#ifndef XT_R2_RC_H
#define XT_R2_RC_H 0
#endif
#define XT_R2_RC_NONE (-2147483647 - 1)
#define XT_R2_IO_BITS 5
template <int F, int H, class Ctx>
XT_HD int xt_r2_pack_io(int lane)
{
    constexpr int NGB = F - 1;
    if constexpr (H >= NGB) {
        return 0;
    } else {
        constexpr int XB = xt_r2_gbit(F, H), PB = xt_r2_gbit(F, (H + NGB - 1) % NGB);
        const int prev = (lane >> PB) & 1;
        const int qa = Ctx::template pair_natural<XB>() ? 0 : (lane >> XB) & 1;
        return ((prev * 2 + qa) * 8) << (XT_R2_IO_BITS * H) | xt_r2_pack_io<F, H + 1, Ctx>(lane);
    }
}
XT_HD void xt_r2_opaque_inplace(int& pk)
{
#if defined(__HIP_DEVICE_COMPILE__)
    asm volatile("" : "+v"(pk));
#else
    (void)pk;
#endif
}
template <class Ctx>
XT_HD int xt_r2_tid8(Ctx& cx)
{
#if defined(__HIP_DEVICE_COMPILE__)
    int o;
    asm volatile("v_lshlrev_b32 %0, 3, %1" : "=v"(o) : "v"(cx.tid()));
    return o;
#else
    return cx.tid() * 8;
#endif
}
template <int F, int D, int H, bool FIRST = false, class Ctx>
XT_HD void xt_r2_step_g(Ctx& cx, char* lds, XtR2Lane<D, 1, 0>& s, double (&lx)[2], int& pk, int tab, const double* c)
{
    constexpr int NGB = F - 1;
    constexpr int XB = xt_r2_gbit(F, H);
    xt_r2_opaque_inplace(pk);
    int io0 = (int)(((unsigned int)pk >> (XT_R2_IO_BITS * H)) & ((1u << XT_R2_IO_BITS) - 1u));
    xt_r2_opaque_inplace(io0);
    const int io[2] = {io0, io0 ^ 8};
    double TD2[2], LT[2];
    XT_UNROLL
    for (int q = 0; q < 2; ++q) {
        TD2[q] = xt_at<double>(lds, XT_R2_TAB0 + 4 * 32 + io[q]);
        LT[q] = xt_at<double>(lds, tab + XT_R2_LNT_REL + io[q]);
    }
    const double l2 = xt_at<double>(lds, 0), l22 = xt_at<double>(lds, XT_R2_GC_OFF + 8);

    double w0 = 1.0, w1 = 0.0, base = lx[0];
    if (!FIRST) {
        const double dl = lx[1] - lx[0];
        double p;
        int j, n;
        xt_exp_tab_x1(-fabs(dl), p, j, n);
        const double E = xt_ldexp(xt_at<double>(lds, XT_F2_EXPB_OFF + j * 8) * p, n);
        const bool up = dl > 0.0;
        w0 = s.z[0] * (up ? E : 1.0);
        w1 = s.z[1] * (up ? 1.0 : E);
        base = up ? lx[1] : lx[0];
    }
    const double Ws = FIRST ? 1.0 : w0 + w1;
    double M[D];
    XT_UNROLL
    for (int d = 0; d < D; ++d) M[d] = FIRST ? s.m[0][d] : xt_fma(w1, s.m[1][d], w0 * s.m[0][d]);
    const double V = FIRST ? s.u[0][0] : xt_fma(w1, s.u[1][0], w0 * s.u[0][0]);
    constexpr bool RN = !FIRST && (H % XT_F2_RENORM) == 0;
    const double Wm = FIRST ? s.z[0] : (RN ? xt_frexp_mant(Ws) : Ws);
    if (RN) base = xt_fma((double)xt_frexp_exp(Ws), XT_LN2, base);
    if (!FIRST && H == XT_R2_RC_H) {
        const int tid8 = xt_r2_tid8(cx);
        const int rc0 = xt_r2_rc0(D, 0, XtR2Geom<F>::TPW);
        const int cell = rc0 + (tid8 & ~(xt_r2_gmask(F) * 8));
        cx.atomic_max_i32(&xt_at<int>(lds, cell), (int)fmin(fmax(base, -1e9), 1e9));
        cx.wave_sync();
        const int sh = xt_at<int>(lds, cell);
        base -= (double)sh;
        xt_at<unsigned int>(lds, rc0 + XT_R2_RC_ARR + tid8) += (unsigned int)sh;
    }
    if (!FIRST && H == (XT_R2_RC_H + 1) % NGB) xt_at<int>(lds, xt_r2_rc0(D, 0, XtR2Geom<F>::TPW) + (xt_r2_tid8(cx) & ~(xt_r2_gmask(F) * 8))) = XT_R2_RC_NONE;

    const double Dq0 = xt_fma(Ws, TD2[0], V), Dq1 = xt_fma(Ws, TD2[1], V);
    const double R = xt_rcp3(Ws * (Dq0 * Dq1));
    const double h[2] = {R * Dq1, R * Dq0};
    const double l2W = FIRST ? l2 : l2 * Ws;
    double ed[D], esq = 0.0;
    XT_UNROLL
    for (int d = 0; d < D; ++d) {
        ed[d] = FIRST ? c[d] - M[d] : xt_fma(c[d], Ws, -M[d]);
        esq = xt_fma(ed[d], ed[d], esq);
    }
    const double Ah = -0.5 * esq;
    const double WmW = FIRST ? Wm : Wm * Ws;
    double ny[2], nl[2], nm[2][D], nv[2];
    XT_UNROLL
    for (int q = 0; q < 2; ++q) {
        const double k = l2W * h[q];
        ny[q] = D == 2 ? WmW * k : Wm * xt_pow_half<D>(FIRST ? k : Ws * k);
        nl[q] = xt_fma(Ah, h[q], LT[q]) + base;
        XT_UNROLL
        for (int d = 0; d < D; ++d) nm[q][d] = xt_fma(-ed[d], k, c[d]);
        nv[q] = xt_fma(-l2W, k, l22);
    }
    cx.template pair_exchange<XB>(ny[0], ny[1]);
    cx.template pair_exchange<XB>(nl[0], nl[1]);
    XT_UNROLL
    for (int d = 0; d < D; ++d) cx.template pair_exchange<XB>(nm[0][d], nm[1][d]);
    cx.template pair_exchange<XB>(nv[0], nv[1]);
    XT_UNROLL
    for (int q = 0; q < 2; ++q) {
        s.z[q] = ny[q];
        lx[q] = nl[q];
        XT_UNROLL
        for (int d = 0; d < D; ++d) s.m[q][d] = nm[q][d];
        s.u[q][0] = nv[q];
    }
}

template <int F, class Ctx>
XT_HD double xt_r2_gsum(Ctx& cx, double v)
{
    constexpr int NGB = F - 1;
    v += cx.template xor_f64<xt_r2_gbit(F, 0)>(v);
    v += cx.template xor_f64<xt_r2_gbit(F, 1)>(v);
    v += cx.template xor_f64<xt_r2_gbit(F, 2)>(v);
    if (NGB > 3) v += cx.template xor_f64<xt_r2_gbit(F, NGB > 3 ? 3 : 0)>(v);
    if (NGB > 4) v += cx.template xor_f64<xt_r2_gbit(F, NGB > 4 ? 4 : 0)>(v);
    if (NGB > 5) v += cx.template xor_f64<xt_r2_gbit(F, NGB > 5 ? 5 : 0)>(v);
    return v;
}
template <int F, class Ctx>
XT_HD int xt_r2_gmax(Ctx& cx, int v)
{
    constexpr int NGB = F - 1;
    auto mx = [](int a, int b) XT_INL { return a > b ? a : b; };
    v = mx(v, cx.template xor_i32<xt_r2_gbit(F, 0)>(v));
    v = mx(v, cx.template xor_i32<xt_r2_gbit(F, 1)>(v));
    v = mx(v, cx.template xor_i32<xt_r2_gbit(F, 2)>(v));
    if (NGB > 3) v = mx(v, cx.template xor_i32<xt_r2_gbit(F, NGB > 3 ? 3 : 0)>(v));
    if (NGB > 4) v = mx(v, cx.template xor_i32<xt_r2_gbit(F, NGB > 4 ? 4 : 0)>(v));
    if (NGB > 5) v = mx(v, cx.template xor_i32<xt_r2_gbit(F, NGB > 5 ? 5 : 0)>(v));
    return v;
}

template <int F, int D, int K, int NP, class Ctx, class GetPos>
XT_HD void xt_r2_chain(Ctx& cx, char* lds, XtR2Lane<D, K, NP>& s, int T, int stay_from, GetPos& getpos)
{
    constexpr int NGB = F - 1;
    const int lane = xt_opaque(cx.lane());
    double z = s.z[0];
    int e = s.e[0];
    XT_UNROLL
    for (int t = 1; t < NGB; ++t) {
        if (t > T) break;
        const int prev = (lane >> xt_r2_gbit(F, t == 1 ? NGB - 1 : t - 2)) & 1;
        const int q = (lane >> xt_r2_gbit(F, t - 1)) & 1;
        const int io = (prev * 2 + q) * 8;
        const double TT = xt_at<double>(lds, XT_R2_TAB0 + (t >= stay_from ? 32 : 0) + io);
        const double d2 = xt_at<double>(lds, XT_R2_TAB0 + 4 * 32 + io);
        double c[D], l2[K];
        getpos(t, c, l2);
        double tt[K], r[K], dm[D], x = 0.0, gf;
        XT_UNROLL
        for (int k = 0; k < K; ++k) {
            const double a = d2 + s.u[0][k];
            r[k] = NP == 0 ? xt_rcp3(l2[k] + a) : xt_rcp(l2[k] + a);
            tt[k] = a * r[k];
        }
        XT_UNROLL
        for (int d = 0; d < D; ++d) dm[d] = c[d] - s.m[0][d];
        if (K == 1) {
            XT_UNROLL
            for (int d = 0; d < D; ++d) x = xt_fma(dm[d], dm[d], x);
            x *= -0.5 * r[0];
            gf = xt_pow_half<D>(r[0]);
        } else {
            double gg = 1.0;
            XT_UNROLL
            for (int d = 0; d < D; ++d) {
                x = xt_fma(-0.5 * dm[d] * dm[d], r[d], x);
                gg *= r[d];
            }
            gf = sqrt(gg);
        }
        double p;
        int j, n;
        xt_exp_tab_x1(x, p, j, n);
        z = (z * TT) * (gf * xt_at<double>(lds, XT_F2_EXPB_OFF + j * 8)) * p;
        e += n;
        XT_UNROLL
        for (int d = 0; d < D; ++d) s.m[0][d] = xt_fma(dm[d], tt[K == 1 ? 0 : d], s.m[0][d]);
        XT_UNROLL
        for (int k = 0; k < K; ++k) s.u[0][k] = l2[k] * tt[k];
    }
    int dummy = 0;
    XT_UNROLL
    for (int i = 0; i < NGB - 1; ++i)
        if (i >= T) dummy |= 1 << xt_r2_gbit(F, i);
    const bool live = (lane & dummy) == 0;
    s.z[0] = live ? xt_frexp_mant(z) : 0.0;
    s.e[0] = live ? e + xt_frexp_exp(z) : XT_EMIN;
}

··········

■ **PROBLEM TO WORK ON**: Only the lines from the start of the material through the line containing "const int qa" should be repeated, and they should be repeated exactly.

■ **RESPONSE TO THE EXERCISE**:
#ifndef XT_R2_RC_H
#define XT_R2_RC_H 0
#endif
#define XT_R2_RC_NONE (-2147483647 - 1)
#define XT_R2_IO_BITS 5
template <int F, int H, class Ctx>
XT_HD int xt_r2_pack_io(int lane)
{
    constexpr int NGB = F - 1;
    if constexpr (H >= NGB) {
        return 0;
    } else {
        constexpr int XB = xt_r2_gbit(F, H), PB = xt_r2_gbit(F, (H + NGB - 1) % NGB);
        const int prev = (lane >> PB) & 1;
        const int qa = Ctx::template pair_natural<XB>() ? 0 : (lane >> XB) & 1;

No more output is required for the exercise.